+++ Records shown

__global__ __launch_bounds__(256) void k_resize(const uint8_t* __restrict__ src, size_t src_frame_stride, int src_pitch,
                                                int sw, uint8_t* __restrict__ dst, size_t dst_frame_stride, int dst_pitch,
                                                int dw, int dh, const short* __restrict__ xofs,
                                                const short2* __restrict__ xa, const short2* __restrict__ yofs,
                                                const short2* __restrict__ yb) {
    const int dy = blockIdx.y * 4 + threadIdx.y;
    const int dx0 = (blockIdx.x * 64 + threadIdx.x) * 4;
    if (dy >= dh || dx0 >= dw) return;
    const uint8_t* S = src + (size_t)blockIdx.z * src_frame_stride;
    const short2 yo = yofs[dy];
    const short2 bb = yb[dy];
    const uint8_t* S0 = S + (size_t)yo.x * src_pitch;
    const uint8_t* S1 = S + (size_t)yo.y * src_pitch;
    uint32_t packed = 0;
#pragma unroll
    for (int i = 0; i < 4; ++i) {
        const int dx = dx0 + i;
        if (dx < dw) {
            const int sx = xofs[dx];
            const short2 a = xa[dx];
            const int sx1 = min(sx + 1, sw - 1);
            const int r0 = S0[sx] * a.x + S0[sx1] * a.y;
            const int r1 = S1[sx] * a.x + S1[sx1] * a.y;
            const int v = ((((int)bb.x * (r0 >> 4)) >> 16) + (((int)bb.y * (r1 >> 4)) >> 16) + 2) >> 2;
            packed |= (uint32_t)(v & 255) << (8 * i);
        }
    }
    uint8_t* D = dst + (size_t)blockIdx.z * dst_frame_stride + (size_t)dy * dst_pitch + dx0;
    *reinterpret_cast<uint32_t*>(D) = packed;
}

#define PYR_THREADS 1024
#define PYR_MAXW 4096
__global__ __launch_bounds__(PYR_THREADS) void k_pyramid(const OrbLevel* __restrict__ L, int num_levels, const int2* __restrict__ band_rows,
                                                         const uint8_t* __restrict__ img0, size_t img0_frame_stride, int img0_pitch,
                                                         uint8_t* __restrict__ pyr, size_t pyr_frame_bytes,
                                                         const short* __restrict__ xofs, const short2* __restrict__ xa,
                                                         const short2* __restrict__ yofs, const short2* __restrict__ yb) {
    __shared__ short s_xo[PYR_MAXW];
    __shared__ short2 s_xa[PYR_MAXW];
    const int band = blockIdx.x, b = blockIdx.y, tid = threadIdx.x;
    uint8_t* P = pyr + (size_t)b * pyr_frame_bytes;
    for (int l = 1; l < num_levels; ++l) {
        const OrbLevel lev = L[l], prev = L[l - 1];
        const uint8_t* S = l == 1 ? img0 + (size_t)b * img0_frame_stride : P + prev.pyr_off;
        const int sp = l == 1 ? img0_pitch : prev.pitch;
        uint8_t* Dst = P + lev.pyr_off;
        const int2 rr = band_rows[band * num_levels + l];
        const int groups = (lev.w + 3) >> 2, ntask = (rr.y - rr.x) * groups;
        const bool in_lds = lev.w <= PYR_MAXW;
        if (in_lds)
            for (int x = tid; x < lev.w; x += PYR_THREADS) {
                s_xo[x] = xofs[lev.xtab_off + x];
                s_xa[x] = xa[lev.xtab_off + x];
            }
        __syncthreads();
        for (int t = tid; t < ntask; t += PYR_THREADS) {
            const int row = t / groups, g = t - row * groups;
            const int dy = rr.x + row, dx0 = g * 4;
            const short2 yo = yofs[lev.ytab_off + dy], bb = yb[lev.ytab_off + dy];
            const uint8_t* S0 = S + (size_t)yo.x * sp;
            const uint8_t* S1 = S + (size_t)yo.y * sp;
            int sx[4], sx1[4];
            short2 a[4];
#pragma unroll
            for (int i = 0; i < 4; ++i) {
                const int dx = min(dx0 + i, lev.w - 1);
                sx[i] = in_lds ? s_xo[dx] : xofs[lev.xtab_off + dx];
                a[i] = in_lds ? s_xa[dx] : xa[lev.xtab_off + dx];
                sx1[i] = min(sx[i] + 1, prev.w - 1);
            }
            int p00[4], p01[4], p10[4], p11[4];
#pragma unroll
            for (int i = 0; i < 4; ++i) {
                p00[i] = S0[sx[i]];
                p01[i] = S0[sx1[i]];
                p10[i] = S1[sx[i]];
                p11[i] = S1[sx1[i]];
            }
            uint32_t packed = 0;
#pragma unroll
            for (int i = 0; i < 4; ++i) {
                const int r0 = p00[i] * a[i].x + p01[i] * a[i].y;
                const int r1 = p10[i] * a[i].x + p11[i] * a[i].y;
                const int v = ((((int)bb.x * (r0 >> 4)) >> 16) + (((int)bb.y * (r1 >> 4)) >> 16) + 2) >> 2;
                packed |= (uint32_t)(v & 255) << (8 * i);
            }
            *reinterpret_cast<uint32_t*>(Dst + (size_t)dy * lev.pitch + dx0) = packed;
        }
        __syncthreads();
    }
}

__device__ __forceinline__ uint32_t mul_hi_u24(uint32_t a, uint32_t b) {
    uint32_t d;
    asm("v_mul_hi_u32_u24 %0, %1, %2" : "=v"(d) : "v"(a), "v"(b));
    return d;
}

__global__ __launch_bounds__(PYR_THREADS) void k_pyramid_lds(const OrbLevel* __restrict__ L, int num_levels, const int2* __restrict__ band_rows,
                                                             int bands, const uint8_t* __restrict__ img0, size_t img0_frame_stride,
                                                             int img0_pitch, uint8_t* __restrict__ pyr, size_t pyr_frame_bytes,
                                                             const uint32_t* __restrict__ xg, const short4* __restrict__ yrow) {
    extern __shared__ __attribute__((aligned(16))) uint8_t s_mem[];
    __shared__ int s_img[SV_MAX_LEVELS], s_yt[SV_MAX_LEVELS + 1];
    const int band = blockIdx.x, b = blockIdx.y, tid = threadIdx.x;
    const int2* BR = band_rows + (size_t)band * num_levels;
    if (tid == 0) {
        int size_a = 0, size_b = 0;
        for (int l = 0; l < num_levels; ++l) {
            const int bytes = (BR[l].y - BR[l].x) * ((L[l].w + 3) & ~3);
            if (l & 1) size_a = max(size_a, bytes);
            else size_b = max(size_b, bytes);
        }
        size_a = (size_a + 15) & ~15;
        size_b = (size_b + 15) & ~15;
        for (int l = 0; l < num_levels; ++l) s_img[l] = (l & 1) ? 0 : size_a;
        int off = size_a + size_b;
        s_yt[0] = off;
        for (int l = 1; l < num_levels; ++l) {
            s_yt[l] = off;
            off += (BR[l].y - BR[l].x) * 8;
        }
        s_yt[num_levels] = off;
    }
    __syncthreads();
    const uint8_t* I0 = img0 + (size_t)b * img0_frame_stride;
    {
        const int w0 = L[0].w, p0 = (w0 + 3) & ~3, lo0 = BR[0].x, n0 = BR[0].y - lo0;
        uint8_t* D0 = s_mem + s_img[0];
        if (((((size_t)I0) | (size_t)img0_pitch) & 15) == 0 && (p0 & 15) == 0) {
            const int cpr = p0 >> 4, total = n0 * cpr;
            const float inv = 1.0f / (float)cpr;
            for (int i = tid; i < total; i += PYR_THREADS) {
                const int r = (int)(((float)i + 0.5f) * inv), c = i - __mul24(r, cpr);
                reinterpret_cast<uint4*>(D0)[i] = *reinterpret_cast<const uint4*>(I0 + (__umul24(lo0 + r, img0_pitch) + 16 * c));
            }
        }
        else if (((((size_t)I0) | (size_t)img0_pitch) & 3) == 0) {
            const int wpr = p0 >> 2, total = n0 * wpr;
            const float inv = 1.0f / (float)wpr;
            for (int i = tid; i < total; i += PYR_THREADS) {
                const int r = (int)(((float)i + 0.5f) * inv), c = i - __mul24(r, wpr);
                reinterpret_cast<uint32_t*>(D0)[i] = *reinterpret_cast<const uint32_t*>(I0 + (__umul24(lo0 + r, img0_pitch) + 4 * c));
            }
        }
        else {
            const int total = n0 * p0;
            for (int i = tid; i < total; i += PYR_THREADS) {
                const int r = i / p0, c = i - r * p0;
                D0[i] = c < w0 ? I0[(size_t)(lo0 + r) * img0_pitch + c] : (uint8_t)0;
            }
        }
        const int rows = (s_yt[num_levels] - s_yt[0]) >> 3;
        for (int i = tid; i < rows; i += PYR_THREADS) {
            int l = 1;
            while (l + 1 < num_levels && s_yt[0] + 8 * i >= s_yt[l + 1]) ++l;
            const int r = i - ((s_yt[l] - s_yt[0]) >> 3);
            reinterpret_cast<short4*>(s_mem + s_yt[0])[i] = yrow[L[l].ytab_off + BR[l].x + r];
        }
    }
    __syncthreads();
    uint8_t* P = pyr + (size_t)b * pyr_frame_bytes;
    for (int l = 1; l < num_levels; ++l) {
        const OrbLevel lev = L[l];
        const int spw = ((L[l - 1].w + 3) & ~3) >> 2, dpw = ((lev.w + 3) & ~3) >> 2;
        const int src_lo = BR[l - 1].x, lo = BR[l].x, hi = BR[l].y;
        const int own_lo = (int)((long long)band * lev.h / bands), own_hi = (int)((long long)(band + 1) * lev.h / bands);
        const uint32_t* S = reinterpret_cast<const uint32_t*>(s_mem + s_img[l - 1]);
        uint32_t* Dl = reinterpret_cast<uint32_t*>(s_mem + s_img[l]);
        const short4* yt = reinterpret_cast<const short4*>(s_mem + s_yt[l]);
        uint8_t* Dg = P + lev.pyr_off;
        const int groups = (lev.w + 3) >> 2, nrows = hi - lo;
        const int chunks = max(min(PYR_THREADS / groups, nrows), 1), rc = (nrows + chunks - 1) / chunks;
        const int c = (int)(((float)tid + 0.5f) * (1.0f / (float)groups)), g = tid - __mul24(c, groups);
        const int r0 = __mul24(c, rc), r1 = min(r0 + rc, nrows);
        if (r0 < r1) {
            const uint4 e = reinterpret_cast<const uint4*>(xg)[2 * (lev.xg_off + g)];
            const uint2 e2 = reinterpret_cast<const uint2*>(xg)[4 * (lev.xg_off + g) + 2];
            const int i0 = e.x & 0xffff, i2 = e.x >> 16;
            const uint32_t coef[4] = {e.z, e.w, e2.x, e2.y};
            uint32_t sel[4];
#pragma unroll
            for (int i = 0; i < 4; ++i) sel[i] = 0x0c010c00u + ((e.y >> (8 * i)) & 255u) * 0x00010001u;
            const uint32_t* S0 = S + (i0 - __mul24(src_lo, spw));
            const int d2 = i2 - i0;
            auto hrow = [&](int sy, uint32_t (&h)[4]) {
                const uint32_t* R = S0 + __mul24(sy, spw);
                const uint32_t a0 = R[0], a1 = R[1], c0 = R[d2], c1 = R[d2 + 1];
                h[0] = __builtin_amdgcn_udot2(as_u16x2(__builtin_amdgcn_perm(a1, a0, sel[0])), as_u16x2(coef[0]), 0u, false) & ~15u;
                h[1] = __builtin_amdgcn_udot2(as_u16x2(__builtin_amdgcn_perm(a1, a0, sel[1])), as_u16x2(coef[1]), 0u, false) & ~15u;
                h[2] = __builtin_amdgcn_udot2(as_u16x2(__builtin_amdgcn_perm(c1, c0, sel[2])), as_u16x2(coef[2]), 0u, false) & ~15u;
                h[3] = __builtin_amdgcn_udot2(as_u16x2(__builtin_amdgcn_perm(c1, c0, sel[3])), as_u16x2(coef[3]), 0u, false) & ~15u;
            };
            uint32_t* dl = Dl + (__mul24(r0, dpw) + g);
            uint32_t goff = __umul24(lo + r0, lev.pitch) + 4 * g;
            const uint32_t own_n = (uint32_t)(own_hi - own_lo);
            uint32_t dyo = (uint32_t)(lo + r0 - own_lo);
            int prev = -1;
            auto step = [&](int row, uint32_t (&top)[4], uint32_t (&bot)[4]) {
                const short4 ye = yt[row];
                if (ye.x != prev) hrow(ye.x, top);
                hrow(ye.y, bot);
                prev = ye.y;
                const uint32_t b0 = (uint32_t)ye.z << 12, b1 = (uint32_t)ye.w << 12;
                uint32_t v[4];
#pragma unroll
                for (int i = 0; i < 4; ++i) v[i] = (mul_hi_u24(b0, top[i]) + mul_hi_u24(b1, bot[i]) + 2u) >> 2;
                const uint32_t packed = (v[0] & 255u) | ((v[1] & 255u) << 8) | ((v[2] & 255u) << 16) | (v[3] << 24);
                *dl = packed;
                if (dyo < own_n) *reinterpret_cast<uint32_t*>(Dg + goff) = packed;
                dl += dpw;
                goff += (uint32_t)lev.pitch;
                ++dyo;
            };
            uint32_t hX[4], hY[4] = {0, 0, 0, 0};
            int row = r0;
            for (; row + 1 < r1; row += 2) {
                step(row, hY, hX);
                step(row + 1, hX, hY);
            }
            if (row < r1) step(row, hY, hX);
        }
        __syncthreads();
    }
}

++++++

About this task: Work through the material and count the lines containing "prev". Answer with the number alone.

Solved problem: 7